# Instructions for the task:
Copy each line of the records below that mentions the word "extern".

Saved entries

_____

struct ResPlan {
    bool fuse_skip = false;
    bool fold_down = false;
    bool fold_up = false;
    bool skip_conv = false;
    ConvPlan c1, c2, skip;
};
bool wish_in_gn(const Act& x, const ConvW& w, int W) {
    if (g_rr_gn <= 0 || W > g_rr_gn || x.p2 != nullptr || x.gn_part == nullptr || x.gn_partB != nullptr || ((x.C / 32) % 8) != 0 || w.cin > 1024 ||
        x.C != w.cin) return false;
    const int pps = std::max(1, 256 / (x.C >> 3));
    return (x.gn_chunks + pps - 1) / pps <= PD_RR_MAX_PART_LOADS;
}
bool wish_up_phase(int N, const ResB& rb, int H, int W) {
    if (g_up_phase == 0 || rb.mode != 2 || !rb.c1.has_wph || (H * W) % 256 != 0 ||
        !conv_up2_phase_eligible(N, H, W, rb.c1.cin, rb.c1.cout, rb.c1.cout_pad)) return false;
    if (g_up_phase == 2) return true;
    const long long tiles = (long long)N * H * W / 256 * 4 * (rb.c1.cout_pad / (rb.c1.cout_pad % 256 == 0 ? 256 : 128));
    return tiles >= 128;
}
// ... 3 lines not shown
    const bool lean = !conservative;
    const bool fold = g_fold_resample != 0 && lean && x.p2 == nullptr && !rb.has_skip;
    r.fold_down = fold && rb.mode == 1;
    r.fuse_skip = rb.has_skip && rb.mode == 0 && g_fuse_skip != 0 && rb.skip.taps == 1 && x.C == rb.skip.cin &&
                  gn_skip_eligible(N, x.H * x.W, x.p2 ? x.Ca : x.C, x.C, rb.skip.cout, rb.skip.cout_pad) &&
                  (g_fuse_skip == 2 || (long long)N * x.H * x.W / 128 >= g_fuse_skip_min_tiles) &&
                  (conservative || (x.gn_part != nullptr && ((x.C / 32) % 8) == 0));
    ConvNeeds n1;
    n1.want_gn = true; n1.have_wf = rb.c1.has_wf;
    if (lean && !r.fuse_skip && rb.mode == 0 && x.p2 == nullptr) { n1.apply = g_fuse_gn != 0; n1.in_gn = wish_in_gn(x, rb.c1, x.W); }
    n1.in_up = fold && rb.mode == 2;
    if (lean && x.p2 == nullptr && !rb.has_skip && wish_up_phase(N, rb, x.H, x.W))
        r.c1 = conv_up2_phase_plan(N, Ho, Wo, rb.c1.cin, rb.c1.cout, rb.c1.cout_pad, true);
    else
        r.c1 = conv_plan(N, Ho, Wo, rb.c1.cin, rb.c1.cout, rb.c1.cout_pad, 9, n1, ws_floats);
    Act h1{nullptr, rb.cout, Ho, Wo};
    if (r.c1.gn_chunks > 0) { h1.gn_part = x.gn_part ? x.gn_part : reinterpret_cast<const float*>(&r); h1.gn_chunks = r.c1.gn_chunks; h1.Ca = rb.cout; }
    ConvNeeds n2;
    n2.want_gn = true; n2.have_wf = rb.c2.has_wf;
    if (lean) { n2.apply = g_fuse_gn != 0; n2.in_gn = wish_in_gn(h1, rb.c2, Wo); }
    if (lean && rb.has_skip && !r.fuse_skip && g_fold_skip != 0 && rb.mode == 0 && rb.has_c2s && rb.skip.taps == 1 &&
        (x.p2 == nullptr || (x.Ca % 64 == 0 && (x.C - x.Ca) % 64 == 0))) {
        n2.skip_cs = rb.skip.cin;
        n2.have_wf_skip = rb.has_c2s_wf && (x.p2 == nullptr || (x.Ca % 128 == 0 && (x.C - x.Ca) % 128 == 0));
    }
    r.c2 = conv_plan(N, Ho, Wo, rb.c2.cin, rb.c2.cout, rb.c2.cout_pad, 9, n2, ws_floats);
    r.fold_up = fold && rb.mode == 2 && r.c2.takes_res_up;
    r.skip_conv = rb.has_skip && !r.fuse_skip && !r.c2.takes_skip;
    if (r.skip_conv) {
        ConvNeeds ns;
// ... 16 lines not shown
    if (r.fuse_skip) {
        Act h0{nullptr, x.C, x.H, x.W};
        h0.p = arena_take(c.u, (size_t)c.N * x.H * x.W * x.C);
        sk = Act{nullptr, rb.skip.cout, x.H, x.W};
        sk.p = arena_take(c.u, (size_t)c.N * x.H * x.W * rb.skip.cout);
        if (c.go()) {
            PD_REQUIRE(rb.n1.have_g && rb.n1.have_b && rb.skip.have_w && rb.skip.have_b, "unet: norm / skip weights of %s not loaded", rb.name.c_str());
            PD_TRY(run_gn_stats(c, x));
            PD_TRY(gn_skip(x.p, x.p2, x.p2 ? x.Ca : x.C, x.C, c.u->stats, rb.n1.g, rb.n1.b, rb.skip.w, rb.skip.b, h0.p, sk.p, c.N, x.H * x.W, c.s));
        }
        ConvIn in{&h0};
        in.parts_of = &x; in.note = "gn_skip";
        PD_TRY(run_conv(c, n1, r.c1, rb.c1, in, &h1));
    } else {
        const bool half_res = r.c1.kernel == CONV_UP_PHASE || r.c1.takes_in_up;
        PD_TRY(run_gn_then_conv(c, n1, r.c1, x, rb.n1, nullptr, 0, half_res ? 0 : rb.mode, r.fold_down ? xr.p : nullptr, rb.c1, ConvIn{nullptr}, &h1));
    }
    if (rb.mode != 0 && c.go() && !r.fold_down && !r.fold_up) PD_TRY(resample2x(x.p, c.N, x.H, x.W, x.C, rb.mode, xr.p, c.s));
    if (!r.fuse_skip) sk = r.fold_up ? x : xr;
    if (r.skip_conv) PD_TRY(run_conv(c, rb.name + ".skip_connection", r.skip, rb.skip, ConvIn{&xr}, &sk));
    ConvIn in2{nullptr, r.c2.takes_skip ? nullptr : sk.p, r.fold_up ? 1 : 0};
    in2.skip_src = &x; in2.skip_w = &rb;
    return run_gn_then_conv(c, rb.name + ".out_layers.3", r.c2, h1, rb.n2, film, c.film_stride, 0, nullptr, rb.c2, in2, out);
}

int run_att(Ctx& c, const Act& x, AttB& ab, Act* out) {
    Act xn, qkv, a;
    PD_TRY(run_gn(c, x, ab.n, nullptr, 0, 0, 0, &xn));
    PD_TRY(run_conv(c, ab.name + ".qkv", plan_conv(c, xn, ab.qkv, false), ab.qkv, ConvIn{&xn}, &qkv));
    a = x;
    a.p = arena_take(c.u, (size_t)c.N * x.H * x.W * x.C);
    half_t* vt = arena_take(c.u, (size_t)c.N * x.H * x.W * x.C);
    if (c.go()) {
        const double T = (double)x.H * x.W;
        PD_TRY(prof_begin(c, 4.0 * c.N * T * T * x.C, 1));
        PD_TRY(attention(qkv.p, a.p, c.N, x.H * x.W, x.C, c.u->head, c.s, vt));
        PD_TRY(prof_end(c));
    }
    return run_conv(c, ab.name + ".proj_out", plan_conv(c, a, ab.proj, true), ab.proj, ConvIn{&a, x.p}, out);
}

_____

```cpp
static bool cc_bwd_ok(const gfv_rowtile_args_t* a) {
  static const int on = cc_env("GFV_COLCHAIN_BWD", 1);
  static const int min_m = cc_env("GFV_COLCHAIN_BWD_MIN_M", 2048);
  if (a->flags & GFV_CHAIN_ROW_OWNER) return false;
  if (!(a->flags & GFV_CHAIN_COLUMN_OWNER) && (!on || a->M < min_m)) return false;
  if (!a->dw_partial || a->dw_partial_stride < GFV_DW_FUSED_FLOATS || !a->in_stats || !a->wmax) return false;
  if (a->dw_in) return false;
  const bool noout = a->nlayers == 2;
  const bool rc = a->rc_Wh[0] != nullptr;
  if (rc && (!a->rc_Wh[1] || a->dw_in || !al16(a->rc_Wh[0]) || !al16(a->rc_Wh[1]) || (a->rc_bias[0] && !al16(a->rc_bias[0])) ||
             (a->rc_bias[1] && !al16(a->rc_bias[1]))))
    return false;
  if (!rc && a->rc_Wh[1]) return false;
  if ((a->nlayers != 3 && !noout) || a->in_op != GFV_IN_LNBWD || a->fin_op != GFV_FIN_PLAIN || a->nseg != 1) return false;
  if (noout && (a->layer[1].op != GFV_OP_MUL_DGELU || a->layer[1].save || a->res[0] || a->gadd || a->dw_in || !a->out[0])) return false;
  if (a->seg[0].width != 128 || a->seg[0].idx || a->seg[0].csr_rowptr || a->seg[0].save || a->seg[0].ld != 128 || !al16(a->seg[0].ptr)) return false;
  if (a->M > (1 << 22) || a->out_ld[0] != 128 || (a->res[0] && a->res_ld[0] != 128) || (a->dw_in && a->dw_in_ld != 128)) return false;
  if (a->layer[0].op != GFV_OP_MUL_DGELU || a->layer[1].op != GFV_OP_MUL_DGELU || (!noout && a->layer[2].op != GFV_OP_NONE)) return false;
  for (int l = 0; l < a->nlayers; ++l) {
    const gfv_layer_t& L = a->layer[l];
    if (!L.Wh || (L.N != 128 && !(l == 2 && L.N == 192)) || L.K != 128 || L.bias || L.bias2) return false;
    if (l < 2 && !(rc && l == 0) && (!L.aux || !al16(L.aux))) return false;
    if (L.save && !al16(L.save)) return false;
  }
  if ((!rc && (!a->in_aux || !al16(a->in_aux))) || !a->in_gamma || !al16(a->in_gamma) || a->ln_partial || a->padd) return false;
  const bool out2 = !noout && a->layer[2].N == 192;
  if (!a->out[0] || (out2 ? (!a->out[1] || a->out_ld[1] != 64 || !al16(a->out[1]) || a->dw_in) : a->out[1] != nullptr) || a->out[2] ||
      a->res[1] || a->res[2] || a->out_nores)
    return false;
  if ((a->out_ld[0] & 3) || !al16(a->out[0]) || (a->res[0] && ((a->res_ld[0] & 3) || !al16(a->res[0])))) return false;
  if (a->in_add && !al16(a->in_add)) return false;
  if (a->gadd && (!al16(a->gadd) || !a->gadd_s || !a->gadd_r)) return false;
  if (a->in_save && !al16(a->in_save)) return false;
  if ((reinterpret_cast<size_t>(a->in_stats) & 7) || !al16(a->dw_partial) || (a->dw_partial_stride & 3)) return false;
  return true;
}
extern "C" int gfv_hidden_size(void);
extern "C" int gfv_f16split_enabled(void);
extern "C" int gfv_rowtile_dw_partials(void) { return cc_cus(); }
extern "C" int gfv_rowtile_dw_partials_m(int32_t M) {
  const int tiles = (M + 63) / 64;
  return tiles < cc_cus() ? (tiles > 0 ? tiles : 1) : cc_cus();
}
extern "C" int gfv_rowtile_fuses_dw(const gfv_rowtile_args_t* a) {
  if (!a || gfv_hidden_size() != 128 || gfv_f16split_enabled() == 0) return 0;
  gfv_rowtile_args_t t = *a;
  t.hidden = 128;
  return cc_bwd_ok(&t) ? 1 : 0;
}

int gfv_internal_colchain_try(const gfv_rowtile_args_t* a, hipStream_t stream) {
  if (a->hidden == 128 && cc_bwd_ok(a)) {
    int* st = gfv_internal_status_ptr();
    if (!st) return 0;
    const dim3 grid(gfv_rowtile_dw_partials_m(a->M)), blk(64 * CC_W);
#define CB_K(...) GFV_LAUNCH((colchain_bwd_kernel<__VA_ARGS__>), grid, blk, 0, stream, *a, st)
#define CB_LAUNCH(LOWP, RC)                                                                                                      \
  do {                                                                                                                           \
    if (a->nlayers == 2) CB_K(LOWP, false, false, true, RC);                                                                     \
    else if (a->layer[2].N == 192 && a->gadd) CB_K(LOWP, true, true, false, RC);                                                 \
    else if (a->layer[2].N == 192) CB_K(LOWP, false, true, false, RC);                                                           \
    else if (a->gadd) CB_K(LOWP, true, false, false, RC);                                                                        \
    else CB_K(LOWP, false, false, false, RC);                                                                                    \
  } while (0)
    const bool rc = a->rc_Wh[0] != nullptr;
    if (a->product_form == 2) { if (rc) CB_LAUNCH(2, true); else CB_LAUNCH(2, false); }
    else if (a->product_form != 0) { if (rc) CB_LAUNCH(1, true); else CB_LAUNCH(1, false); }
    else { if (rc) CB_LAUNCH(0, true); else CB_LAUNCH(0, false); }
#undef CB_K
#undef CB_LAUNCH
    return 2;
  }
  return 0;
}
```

_____

# Solution:
extern "C" int gfv_hidden_size(void);
extern "C" int gfv_f16split_enabled(void);
extern "C" int gfv_rowtile_dw_partials(void) { return cc_cus(); }
extern "C" int gfv_rowtile_dw_partials_m(int32_t M) {
extern "C" int gfv_rowtile_fuses_dw(const gfv_rowtile_args_t* a) {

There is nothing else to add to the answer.